What you will do
Go through the entries below line by line and count those containing "halves"; the answer is that count alone.

** Opening Extracted entries block **

@@ -450,11 +473,13 @@
     stats = gctx->out;
     if (!dry) gctx->produced = 1;
   }
+  const bool add = gctx && gctx->add;
+  if (add && !gst_on) return DGTTA_ERR_UNSUPPORTED;
   if (dry) return DGTTA_OK;
   const int grid = (int)(njobs < ncu ? njobs : ncu);
-#define RING_LAUNCH(T16, GSTV)                                                                                                \
+#define RING_LAUNCH(T16, GSTV, ADDV)                                                                                                \
   do {                                                                                                                        \
-    auto kern = conv3_ring_kernel<T16, GSTV, KH>;                                                                             \
+    auto kern = conv3_ring_kernel<T16, GSTV, KH, ADDV>;                                                                       \
     static DynLdsOnce once;                                                                                                   \
     DG_REQUIRE(ensure_dyn_lds(once, reinterpret_cast<const void *>(kern), C::LDS_BYTES) == hipSuccess, DGTTA_ERR_LAUNCH,      \
                "conv3_ring: cannot raise the dynamic LDS limit to %d", C::LDS_BYTES);                                         \
@@ -462,13 +487,16 @@
                        (bf16_t *)y, yv, Cout, tW, tH, nblkN, nseg, sps, (int)njobs, stats, ntaps_src, (unsigned)xb,           \
                        (unsigned)yb, ga, xkh);                                                                                \
   } while (0)
-  if (gst_on) {
-    if (is_f16) RING_LAUNCH(f16_t, true);
-    else RING_LAUNCH(bf16_t, true);
+  if (add) {
+    if (is_f16) RING_LAUNCH(f16_t, true, true);
+    else RING_LAUNCH(bf16_t, true, true);
+  } else if (gst_on) {
+    if (is_f16) RING_LAUNCH(f16_t, true, false);
+    else RING_LAUNCH(bf16_t, true, false);
   } else if (is_f16) {
-    RING_LAUNCH(f16_t, false);
+    RING_LAUNCH(f16_t, false, false);
   } else {
-    RING_LAUNCH(bf16_t, false);
+    RING_LAUNCH(bf16_t, false, false);
   }
 #undef RING_LAUNCH
   DG_CHECK_LAUNCH("conv3_ring_kernel");
diff --git a/dg_tta_amd/csrc/conv_rows.hip b/dg_tta_amd/csrc/conv_rows.hip
--- a/dg_tta_amd/csrc/conv_rows.hip
+++ b/dg_tta_amd/csrc/conv_rows.hip
@@ -22,7 +22,7 @@
   float slope;
 };
 
-template <int PD, int PH, int WD, int WH, typename T16 = bf16_t, bool GST = false>
+template <int PD, int PH, int WD, int WH, typename T16 = bf16_t, bool GST = false, bool ADD = false>
 __global__ __launch_bounds__(WD *WH * 64) void conv3_rows_kernel(const bf16_t *__restrict__ x, View xv,
                                                                  const bf16_t *__restrict__ w, Taps taps,
                                                                  const float *__restrict__ bias, bf16_t *__restrict__ y,
@@ -278,15 +278,19 @@
         const int cq = le >> 4, li = le & 15, rq = li >> 2, rp = li & 3;
         f32x2_t s1v = {0.f, 0.f}, s2v = {0.f, 0.f};
         uint4 gy[GST ? PD * PH * 2 : 1];
+        uint4 gx[ADD ? PD * PH * 2 : 1];
         f32x2_t gs1[4], gs2[4], gA[4], gB[4];
         if (GST) {
 #pragma unroll
           for (int k = 0; k < PD * PH; ++k) {
             const int od = cur.od0 + wd * PD + k / PH, oh = cur.oh0 + wh * PH + k % PH;
             const bf16_t *yrow = gst.y + (long long)cur.b * gst.v.sb + od * gst.v.sd + oh * gst.v.sh + cur.n0 + cq * 8;
-#pragma unroll
-            for (int vb = 0; vb < 2; ++vb)
+            const bf16_t *xrow = y + (long long)cur.b * yv.sb + od * yv.sd + oh * yv.sh + cur.n0 + cq * 8;
+#pragma unroll
+            for (int vb = 0; vb < 2; ++vb) {
               gy[k * 2 + vb] = *reinterpret_cast<const uint4 *>(yrow + (long long)(cur.ow0 + 16 * vb + li) * gst.v.sw);
+              if (ADD) gx[k * 2 + vb] = *reinterpret_cast<const uint4 *>(xrow + (cur.ow0 + 16 * vb + li) * yv.sw);
+            }
           }
 #pragma unroll
           for (int t = 0; t < 4; ++t) {
@@ -327,6 +331,19 @@
             val.y = (unsigned)(unsigned short)lo[2] | ((unsigned)(unsigned short)lo[3] << 16);
             val.z = (unsigned)(unsigned short)hi[0] | ((unsigned)(unsigned short)hi[1] << 16);
             val.w = (unsigned)(unsigned short)hi[2] | ((unsigned)(unsigned short)hi[3] << 16);
+            if (ADD) {
+              const uint4 xo = gx[(i * PH + j) * 2 + vb];
+              const unsigned cw[4] = {val.x, val.y, val.z, val.w}, ow4[4] = {xo.x, xo.y, xo.z, xo.w};
+              unsigned sw4[4];
+#pragma unroll
+              for (int t = 0; t < 4; ++t) {
+                float c0f, c1f, o0f, o1f;
+                unpack2_16<T16>(cw[t], c0f, c1f);
+                unpack2_16<T16>(ow4[t], o0f, o1f);
+                sw4[t] = pack2_16<T16>(c0f + o0f, c1f + o1f);
+              }
+              val = make_uint4(sw4[0], sw4[1], sw4[2], sw4[3]);
+            }
             if (GST) {
               const uint4 yq = gy[(i * PH + j) * 2 + vb];
               const unsigned gw[4] = {val.x, val.y, val.z, val.w}, yw[4] = {yq.x, yq.y, yq.z, yq.w};
@@ -474,12 +491,16 @@
     ga.beta = gctx->beta;
     ga.slope = gctx->slope;
     stats = gctx->out;
-    gctx->produced = 1;
+    if (!L.dry) gctx->produced = 1;
   }
+  const bool add = gctx && gctx->add;
+  if (add && !gst_on) return DGTTA_ERR_UNSUPPORTED;
+  if (L.dry) return DGTTA_OK;
   auto kern = conv3_rows_kernel<PD, PH, WD, WH, T16>;
-  static DynLdsOnce once_plain, once_gst;
+  static DynLdsOnce once_plain, once_gst, once_add;
   if (gst_on) kern = conv3_rows_kernel<PD, PH, WD, WH, T16, true>;
-  DG_REQUIRE(ensure_dyn_lds(gst_on ? once_gst : once_plain, reinterpret_cast<const void *>(kern), (int)Cfg::LDS_BYTES) == hipSuccess,
+  if (add) kern = conv3_rows_kernel<PD, PH, WD, WH, T16, true, true>;
+  DG_REQUIRE(ensure_dyn_lds(add ? once_add : gst_on ? once_gst : once_plain, reinterpret_cast<const void *>(kern), (int)Cfg::LDS_BYTES) == hipSuccess,
              DGTTA_ERR_LAUNCH, "conv3_rows: cannot raise the dynamic LDS limit to %zu", (size_t)Cfg::LDS_BYTES);
   const int tW = cdiv(yv.W, 32), tH = cdiv(yv.H, Cfg::TH), tD = cdiv(yv.D, Cfg::TD), nblkN = cdiv(CoutP, 32);
   const long long njobs = (long long)tW * tH * tD * nblkN * B;
diff --git a/dg_tta_amd/csrc/lib.hip b/dg_tta_amd/csrc/lib.hip
--- a/dg_tta_amd/csrc/lib.hip
+++ b/dg_tta_amd/csrc/lib.hip
@@ -10,7 +10,7 @@
   va_end(ap);
 }
 
-extern "C" int dgtta_version(void) { return 60200;  }
+extern "C" int dgtta_version(void) { return 60300;  }
 extern "C" const char *dgtta_last_error(void) { return g_err; }
 
 #include <mutex>
diff --git a/dg_tta_amd/unet_exec.py b/dg_tta_amd/unet_exec.py
--- a/dg_tta_amd/unet_exec.py
+++ b/dg_tta_amd/unet_exec.py
@@ -215,6 +215,18 @@
                                                  self.coutp, *self.din, ptr(prev.y), cin, ptr(prev.mr), ptr(pn.weight),
                                                  ptr(pn.bias), SLOPE, ptr(gstats), gbytes, C.byref(produced), p.dt, p.impl, p.st),
               "dgtta_conv3d_k3_dgrad_gstats")
+        return gstats if produced.value else None
+
+    def dgrad_gstats_acc(self, p, dy, dst, prev, cin_slice):
+        cin = cin_slice[1] - cin_slice[0]
+        w, pn = self.weights(p, cin_slice), prev.mod.norm
+        gbytes = p.lib.dgtta_conv3d_stats_bytes(p.B, cin, *self.din)
+        gstats = p.ws.get(gbytes, "gstats")
+        produced = C.c_int(0)
+        check(p.lib.dgtta_conv3d_k3_dgrad_gstats_acc(ptr(dy), self.cout, ptr(w), dst.ptr, dst.ld, p.B, cin, self.cout, _pad(cin, p.cp),
+                                                     self.coutp, *self.din, ptr(prev.y), cin, ptr(prev.mr), ptr(pn.weight),
+                                                     ptr(pn.bias), SLOPE, ptr(gstats), gbytes, C.byref(produced), p.dt, p.impl, p.st),
+              "dgtta_conv3d_k3_dgrad_gstats_acc")
         return gstats if produced.value else None
 
     def wgrad_ws_bytes(self, p):
@@ -534,16 +546,42 @@
         blk.wgrad(p, dy, dw, db, ws, nb, stream)
 
 
-def _concat_grad(p, blk, dy, cat):
+class _DeferredSkip:
+    __slots__ = ("blk", "dy", "rows", "c")
+
+    def __init__(self, blk, dy, rows, c):
+        self.blk, self.dy, self.rows, self.c = blk, dy, rows, c
+
+    def finish(self, p, prev):
+        return self.blk.dgrad_gstats_acc(p, self.dy, self.rows, prev, (self.c, 2 * self.c))
+
+
+SKIP_DEFER_MIN_BYTES = 256 << 20
+
+
+def _defers_skip(p, blk, cat, skip):
+    return (blk.halfwise and all(s == 1 for s in blk.stride) and p.dt != F32 and p.impl != 1 and skip.cout == cat.c
+            and tuple(skip.dout) == tuple(cat.dims) == tuple(blk.din)
+            and p.B * skip.vout * cat.c * p.esz > SKIP_DEFER_MIN_BYTES
+            and p.lib.dgtta_conv3d_k3_dgrad_gstats_acc_supported(p.B, cat.c, blk.cout, *blk.din, p.dt) == 1)
+
+
+def _concat_grad(p, blk, dy, cat, skip):
     B, c = p.B, cat.c
+    defer = _defers_skip(p, blk, cat, skip)
     if c * p.esz == 64 and blk.halfwise and (cat.xbs or os.environ.get("DGTTA_SPLIT_CAT_GRAD", "1") != "0"):
         halves = [p.empty(B, *cat.dims, c), p.empty(B, *cat.dims, c)]
-        for i, dst in enumerate(halves):
+        for i, dst in enumerate(halves[:1] if defer else halves):
             blk.dgrad(p, dy, ptr(dst), c, cin_slice=(i * c, (i + 1) * c))
-        return tuple(_Rows(t, t.data_ptr(), c) for t in halves)
-    gc = torch.empty_like(cat.buf)
-    blk.dgrad(p, dy, ptr(gc), 2 * c)
-    return _Rows(gc, gc.data_ptr(), 2 * c), _Rows(gc, gc.data_ptr() + c * p.esz, 2 * c)
+        gup, gskip = (_Rows(t, t.data_ptr(), c) for t in halves)
+    else:
+        gc = torch.empty_like(cat.buf)
+        if defer:
+            blk.dgrad(p, dy, ptr(gc), 2 * c, cin_slice=(0, c))
+        else:
+            blk.dgrad(p, dy, ptr(gc), 2 * c)
+        gup, gskip = _Rows(gc, gc.data_ptr(), 2 * c), _Rows(gc, gc.data_ptr() + c * p.esz, 2 * c)
+    return gup, (_DeferredSkip(blk, dy, gskip, c) if defer else gskip)
 
 
 def _up_backward(p, up, g):
@@ -633,14 +671,21 @@
             kind, sidx, bidx = blk.where
             gstats = None
             if kind == "dec" and bidx == 0:
-                gup, gskip[sidx] = _concat_grad(p, blk, dy, cats[-(sidx + 1)])
+                skip = next(b for b in reversed(blocks) if b.where[:2] == ("enc", len(ups) - 1 - sidx))
+                gup, gskip[sidx] = _concat_grad(p, blk, dy, cats[-(sidx + 1)], skip)
                 gz = _up_backward(p, ups[sidx], gup)
                 if sidx > 0 and gaux and gaux[len(ups) - 1 - sidx] is not None:
                     za, adims = ctx.aux[sidx - 1]
                     _aux_head_backward(p, net.decoder.seg_layers[sidx - 1], za, ctx.sel, nsel, gaux[len(ups) - 1 - sidx], gz, adims)
             elif kind == "enc" and bidx == 0:
-                gz = gskip[len(ups) - sidx]
-                blk.dgrad(p, dy, gz.ptr, gz.ld, accumulate=1)
+                gz = gskip.pop(len(ups) - sidx)
+                if isinstance(gz, _DeferredSkip):
+                    late, gz = gz, gz.rows
+                    blk.dgrad(p, dy, gz.ptr, gz.ld, accumulate=0)
+                    gstats = late.finish(p, blocks[idx - 1])
+                    del late
+                else:
+                    blk.dgrad(p, dy, gz.ptr, gz.ld, accumulate=1)
             else:
                 gz, gstats = _plain_grad(p, blk, dy, blocks[idx - 1])
         if p.side is not None:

** Closing Extracted entries block **

Reply to the task
5